Define reusable transformations between sample types:

```python
@atdata.packable
class ProcessedSample:
    features: NDArray
    label: str

@atdata.lens
def preprocess(sample: ImageSample) -> ProcessedSample:
    features = extract_features(sample.image)
    return ProcessedSample(features=features, label=sample.label)

# Apply lens to view dataset as ProcessedSample
processed_ds = dataset.as_type(ProcessedSample)

for sample in processed_ds.ordered(batch_size=None):
    # sample is now a ProcessedSample
    print(sample.features.shape)
```

## Core Concepts

### DictSample

The default sample type for schema-free exploration. Provides both attribute and dict-style access:

```python
ds = load_dataset("data.tar", split="train")

for sample in ds.ordered():
    # Dict-style access
    print(sample["field_name"])

    # Attribute access
    print(sample.field_name)

    # Introspection
    print(sample.keys())
    print(sample.to_dict())
```

### PackableSample

Base class for typed, serializable samples.
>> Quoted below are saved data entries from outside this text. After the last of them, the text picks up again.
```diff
@@ -766,7 +821,8 @@
 
 template <bool POT, bool FASTWRAP, bool O32>
 __global__ void __launch_bounds__(256, EVAL_BLOCKS) k_walk_eval(const TreeView tv, const GravParams gp, const WalkIO io, const unsigned *__restrict__ lists,
-                                                    const int2 *__restrict__ counts, const int cap, const int64_t slot0, const int64_t nslots)
+                                                    const int2 *__restrict__ counts, const int cap, const int64_t slot0, const int64_t nslots,
+                                                    const int *__restrict__ perm, const unsigned wmask)
 {
     constexpr int ROW = POT ? 4 : 2;
     __shared__ __attribute__((aligned(16))) double s_wtab[NTAB * ROW];
@@ -785,13 +841,14 @@
 
     const int lane = threadIdx.x & 63;
     const int grp = lane >> 3, s = lane & 7;
-    const int gshift = grp * 8;
     unsigned *__restrict__ ring_g = s_ring + ((threadIdx.x >> 6) * 8 + grp) * RING_STRIDE;
     const unsigned nchunks = (unsigned)((nslots + 7) / 8);
     const ChunkIter it(nchunks);
 
     for(unsigned chunk = it.lo + it.first; chunk < it.hi; chunk += it.stride) {
-        const int64_t rel = (int64_t)chunk * 8 + grp;
+        const unsigned pos0 = chunk * 8u, wbase = (unsigned)__builtin_amdgcn_readfirstlane((int)(pos0 & wmask));
+        const unsigned relu = perm ? (unsigned)perm[pos0 + grp] : pos0 + grp;
+        const int64_t rel = (int64_t)relu;
         bool valid = rel < nslots;
         const int64_t slot = slot0 + rel;
         int ci = -1;
@@ -812,12 +869,13 @@
                 pz = io.pos[3 * (int64_t)ci + 2];
             }
         }
-        const unsigned *__restrict__ L = lists + (size_t)__builtin_amdgcn_readfirstlane((int)chunk) * (size_t)cap * 8;
+        const unsigned *__restrict__ L = lists + (size_t)wbase * (size_t)cap;
+        const unsigned gofs = relu - wbase;
         double ax = 0, ay = 0, az = 0, pot = 0;
         if(!FASTWRAP || any_lane(wrapped))
-            eval_lists<POT, true, O32>(tv, gp, L, cap, nleaf, nnode, s, gshift, px, py, pz, s_wtab, ring_g, ax, ay, az, pot);
+            eval_lists<POT, true, O32>(tv, gp, L, cap, nleaf, nnode, s, gofs, px, py, pz, s_wtab, ring_g, ax, ay, az, pot);
         else
-            eval_lists<POT, false, O32>(tv, gp, L, cap, nleaf, nnode, s, gshift, px, py, pz, s_wtab, ring_g, ax, ay, az, pot);
+            eval_lists<POT, false, O32>(tv, gp, L, cap, nleaf, nnode, s, gofs, px, py, pz, s_wtab, ring_g, ax, ay, az, pot);
         for(int off = 1; off < 8; off <<= 1) {
             ax += __shfl_xor(ax, off);
             ay += __shfl_xor(ay, off);
@@ -888,6 +946,12 @@
     ws.split_lists.reserve(lists_sz * (overlap ? 2 : 1));
     ws.split_counts.reserve(counts_sz * (overlap ? 2 : 1));
     ws.split_ovf.reserve((size_t)io.ntargets);
+    const int W = ws.split_eval_window;
+    const size_t perm_sz = W ? (size_t)(nmax + W - 1) / W * W : 0;
+    if(W)
+        ws.split_perm.reserve(perm_sz * (overlap ? 2 : 1));
+    const char *key_e = getenv("MPG_EVAL_KEY");
+    const int sumkey = key_e && key_e[0] == '1';
     if(overlap && !ws.split_stream) {
         MPG_HIP(hipStreamCreateWithFlags(&ws.split_stream, hipStreamNonBlocking));
         for(int k = 0; k < 2; k++) {
@@ -910,6 +974,7 @@
         const int b = overlap ? (int)(i & 1) : 0;
         unsigned *lists = ws.split_lists.p + (size_t)b * lists_sz;
         int2 *counts = ws.split_counts.p + (size_t)b * counts_sz;
+        int *perm = W ? ws.split_perm.p + (size_t)b * perm_sz : nullptr;
         if(overlap && i >= 2)
             MPG_HIP(hipStreamWaitEvent(sl, ws.ev_eval[b], 0));
         static const bool split_time = getenv("MPG_SPLIT_TIME") != nullptr;
@@ -933,8 +998,12 @@
         }
         if(ws.ev_before_eval && i == 0)
             MPG_HIP(hipStreamWaitEvent(st, ws.ev_before_eval, 0));
+        if(W)
+            hipLaunchKernelGGL(k_eval_order, dim3((unsigned)((ns + W - 1) / W)), dim3((unsigned)W), 0, st, counts, perm, ns, sumkey);
         hipLaunchKernelGGL(ke, dim3((unsigned)grid_blocks(ws, (const void *)ke, nchunks, cpw)), dim3(256), 0, st, tv, gp, io, lists, counts, cap, s0,
-                           ns);
+                           ns, perm, W ? ~(unsigned)(W - 1) : ~7u);
+        if(COUNT)
+            hipLaunchKernelGGL(k_eval_steps, dim3((unsigned)((nchunks + 255) / 256)), dim3(256), 0, st, counts, perm, ns, io.counters + 14);
         if(overlap)
             MPG_HIP(hipEventRecord(ws.ev_eval[b], st));
         if(split_time) {
diff --git a/mp-gadget_amd/engine.py b/mp-gadget_amd/engine.py
--- a/mp-gadget_amd/engine.py
+++ b/mp-gadget_amd/engine.py
@@ -313,6 +313,9 @@
     def set_walk_offsets64(self, on):
         self._ck(self.lib.mpg_set_walk_offsets64(self.h, int(bool(on))))
 
+    def set_walk_eval_window(self, w=-1):
+        self._ck(self.lib.mpg_set_walk_eval_window(self.h, int(w)))
+
     def set_walk_threshold(self, thresh):
         self._ck(self.lib.mpg_set_walk_threshold(self.h, int(thresh)))
 
@@ -1076,6 +1079,11 @@
         self._ck(self.lib.mpg_walk_get_f32_stats(self.h, c))
         return int(c[0]), int(c[1])
 
+    def walk_eval_steps(self):
+        c = (C.c_int64 * 2)()
+        self._ck(self.lib.mpg_walk_get_eval_steps(self.h, c))
+        return int(c[0]), int(c[1])
+
     def walk_events_collect(self):
         tot = C.c_double()
         cnt = C.c_int()
```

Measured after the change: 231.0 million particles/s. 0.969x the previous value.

Fields annotated as `NDArray` are automatically handled:

```python
@atdata.packable
class MySample:
    array_field: NDArray      # Automatically serialized
    optional_array: NDArray | None
    regular_field: str
```

Every `@packable` class automatically registers a lens from `DictSample`, enabling seamless conversion via `.as_type()`.

### Lens

Bidirectional transformations with getter/putter semantics:

```python
@atdata.lens
def my_lens(source: SourceType) -> ViewType:
    # Transform source -> view
    return ViewType(...)

@my_lens.putter
def my_lens_put(view: ViewType, source: SourceType) -> SourceType:
    # Transform view -> source
    return SourceType(...)
```

### Data Sources

Datasets support multiple backends via the `DataSource` protocol:

```python
# String URLs (most common) - automatically wrapped in URLSource
dataset = atdata.Dataset[ImageSample]("data-{000000..000009}.tar")

# S3 with authentication (private buckets, Cloudflare R2, MinIO)
source = atdata.S3Source(
    bucket="my-bucket",
    keys=["data-000000.tar", "data-000001.tar"],
    endpoint="https://my-account.r2.cloudflarestorage.com",
    access_key="...",
    secret_key="...",
)
dataset = atdata.Dataset[ImageSample](source)
```

### Dataset URLs

Uses WebDataset brace expansion for sharded datasets:

- Single file: `"data/dataset-000000.tar"`
- Multiple shards: `"data/dataset-{000000..000099}.tar"`
- Multiple patterns: `"data/{train,val}/dataset-{000000..000009}.tar"`

### HuggingFace-style API

Load datasets with a familiar interface:

```python
from atdata import load_dataset

# Load without type for exploration (returns Dataset[DictSample])
ds = load_dataset("./data/train-*.tar", split="train")

# Load with explicit type
ds = load_dataset("./data/train-*.tar", ImageSample, split="train")

# Load from S3 with brace notation
ds = load_dataset("s3://bucket/data-{000000..000099}.tar", ImageSample, split="train")

# Load all splits (returns DatasetDict)
ds_dict = load_dataset("./data", ImageSample)
train_ds = ds_dict["train"]
test_ds = ds_dict["test"]

# Convert DictSample to typed schema
ds = load_dataset("./data/train.tar", split="train").as_type(ImageSample)
```

## Development

### Setup

```bash
# Install uv if not already available
python -m pip install uv

# Install dependencies
uv sync
```

### Testing

```bash
# Run all tests with coverage
uv run pytest

# Run specific test file
uv run pytest tests/test_dataset.py

# Run single test
uv run pytest tests/test_lens.py::test_lens
```

### Building

```bash
uv build
```

## Contributing

Contributions are welcome! This project is in beta, so the API may still evolve.

## License

This project is licensed under the Mozilla Public License 2.0. See [LICENSE](LICENSE) for details.